Massa no se baja nada, nada, nada
De la euforia triunfalista a la soledad que da pena. Una soledad excluyente, que en política es tan nociva como un video comprometedor. Así está Sergio Massa ahora, abrazado a su esposa y posible candidata a algo, Malena Galmarini. Alejado de las sonrisas que auguraban el poder total, refugiado en un puñado de dirigentes perseverantes, que quizá no se van porque no tienen dónde ir. O, también es posible, eligen quedarse junto al líder vilipendiado y afrontar juntos lo que, ya saben, no va a ser la elección que ellos creían hace apenas unos meses.
Y Massa es joven, al menos eso expresó él en conferencia de prensa o, mejor dicho, en la exposición oral que realizó ante los medios ayer. Dice que tiene futuro. En un tierno intento por autoconvencerse de que aun las puertas del fracaso estrepitoso están a algunas baldosas de distancia, de que todavía no cayó con estrépito, explotó y está desparramado por mil partes.

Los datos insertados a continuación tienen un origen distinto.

static int upsample_bwd_impl(const void* gy, int64_t gy_ld, void* gx, int64_t gx_ld, int N, int D, int H, int W,
                             int C, int fz, int fy, int fx, const void* u, int64_t u_ld, const float* ncoef,
                             int64_t ncoef_ld, int st, tem_stream_t stream) {
    TEM_REQUIRE(gy && gx && N > 0 && C > 0 && gy_ld >= C && gx_ld >= C && D > 0 && H > 0 && W > 0,
                "tem_upsample_bwd: bad arguments");
    TEM_REQUIRE(st >= 0 && st <= 2, "tem_upsample_bwd: unknown storage type %d", st);
    TEM_REQUIRE(fz > 0 && fy > 0 && fx > 0, "tem_upsample_bwd: bad factors");
    int64_t rows = (int64_t)N * D * H;
    TEM_REQUIRE(rows < (1ll << 31), "tem_upsample_bwd: too many rows");
    const int path = upsample_bwd_select(gy, gy_ld, gx, gx_ld, N, D, H, W, C, fz, fy, fx, u, u_ld, st);
    if (path == UPS_FACTOR2_CH8) {
        TEM_ST16_SWITCH(st, T, {
            if (fz == 2) {
                const int64_t prow = (int64_t)N * ((D + 1) / 2) * ((H + 1) / 2);
                hipLaunchKernelGGL((k_upsample2_bwd<2, T, 8>), dim3((unsigned)prow), dim3(256), 0, (hipStream_t)stream, (const T*)gy,
                                   gy_ld, (T*)gx, gx_ld, D, H, W, C, (const T*)u, u_ld, ncoef, ncoef_ld);
            } else {
                const int64_t prow = (int64_t)N * D * ((H + 1) / 2);
                hipLaunchKernelGGL((k_upsample2_bwd<1, T, 8>), dim3((unsigned)prow), dim3(256), 0, (hipStream_t)stream, (const T*)gy,
                                   gy_ld, (T*)gx, gx_ld, D, H, W, C, (const T*)u, u_ld, ncoef, ncoef_ld);
            }
        });
        TEM_CHECK_LAUNCH("tem_upsample_bwd");
        return TEM_OK;
    }
    TEM_ST_SWITCH(st, T, {
        const T* gys = (const T*)gy;
        const T* us = (const T*)u;
        T* gxs = (T*)gx;
        if (path == UPS_FACTOR2_CH4) {
            if (fz == 2) {
                const int64_t prow = (int64_t)N * ((D + 1) / 2) * ((H + 1) / 2);
                hipLaunchKernelGGL((k_upsample2_bwd<2, T>), dim3((unsigned)prow), dim3(256), 0, (hipStream_t)stream, gys, gy_ld, gxs,
                                   gx_ld, D, H, W, C, us, u_ld, ncoef, ncoef_ld);
            } else {
                const int64_t prow = (int64_t)N * D * ((H + 1) / 2);
                hipLaunchKernelGGL((k_upsample2_bwd<1, T>), dim3((unsigned)prow), dim3(256), 0, (hipStream_t)stream, gys, gy_ld, gxs,
                                   gx_ld, D, H, W, C, us, u_ld, ncoef, ncoef_ld);
            }
        } else if (path == UPS_GATHER4)
            hipLaunchKernelGGL((k_upsample_bwd<4, T>), dim3((unsigned)rows), dim3(256), 0, (hipStream_t)stream, gys, gy_ld, gxs,
                               gx_ld, D, H, W, C, fz, fy, fx, us, u_ld, ncoef, ncoef_ld);
        else
            hipLaunchKernelGGL((k_upsample_bwd<1, T>), dim3((unsigned)rows), dim3(256), 0, (hipStream_t)stream, gys, gy_ld, gxs,
                               gx_ld, D, H, W, C, fz, fy, fx, us, u_ld, ncoef, ncoef_ld);
    });
    TEM_CHECK_LAUNCH("tem_upsample_bwd");
    return TEM_OK;
}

Pero la foto es otra, porque la realidad es otra. Sergio Massa no fue el férreo político que no quiso mezclarse con otros sectores de cara a las próximas PASO, para pelearle al kirchnerismo el sillón de Rivadavia. No. Sergio Massa fue un mendigo al que no le gustó el mendrugo de pan que le ofrecía el PRO.
Y Mauricio Macri no estaba dispuesto a rescatarlo del naufragio donde ese barco recauchutado que siempre fue el Frente Renovador cada día se hunde un poco más. Sus planes (y los de su equipo, claro) no incluyen incorporar en la Provincia de Buenos Aires a alguien que pueda tener más aspiraciones que María Eugenia Vidal, a alguien que pueda reposicionarse. A alguien joven, con futuro y sin ningún reparo en el tipo de alianzas que pueda pergeniar. A Macri no le servía Massa bien parado, salvado.
Pensémoslo así: Macri le ofrecía a Massa la candidatura a Gobernador con Vidal como vice, alguien del riñón PRO. ¿Y si Macri pierde las presidenciales y Massa gana? Esa cuenta tiene que haberse hecho y arrojado resultados muy negativos para el ex presidente de Boca. Porque de seguro prefiere perder la provincia más importante del país a tener que negociar mano a mano con Massa, verlo construir su poder en detrimento del suyo, convertirse en una amenaza latente reverdecida gracias a él.
Porque debemos tener claro que el tipo de política que hacen ellos es así. No hay proyecto, no hay un impulso militate que empuje candidaturas, no hay una construcción colectiva donde las ideas y las acciones se mezclen para lograr una estructura que ponga al mejor representante al frente. No, ni a patadas voladoras. Lo del FR y el PRO es fue y será marketing, juego de ajedrez de los Durán Barba. Afeitarse el bigote, abrazar viejecitas poniendo cara compungida.
Y ese es el juego que lo deja a Massa afuera de todo: el propio, el mismo. Lo coloca en la solitaria empresa de ir a batallar como candidato presidencial donde sabe que perderá, donde está clara la futura polarización entre el Frente para la Victoria y Macri. Y Massa deberá contar moneditas en la puerta de todo eso, como hará Margarita. Y mientras tanto, ahora mismo, el massista de ayer, hoy se va volviendo un ex.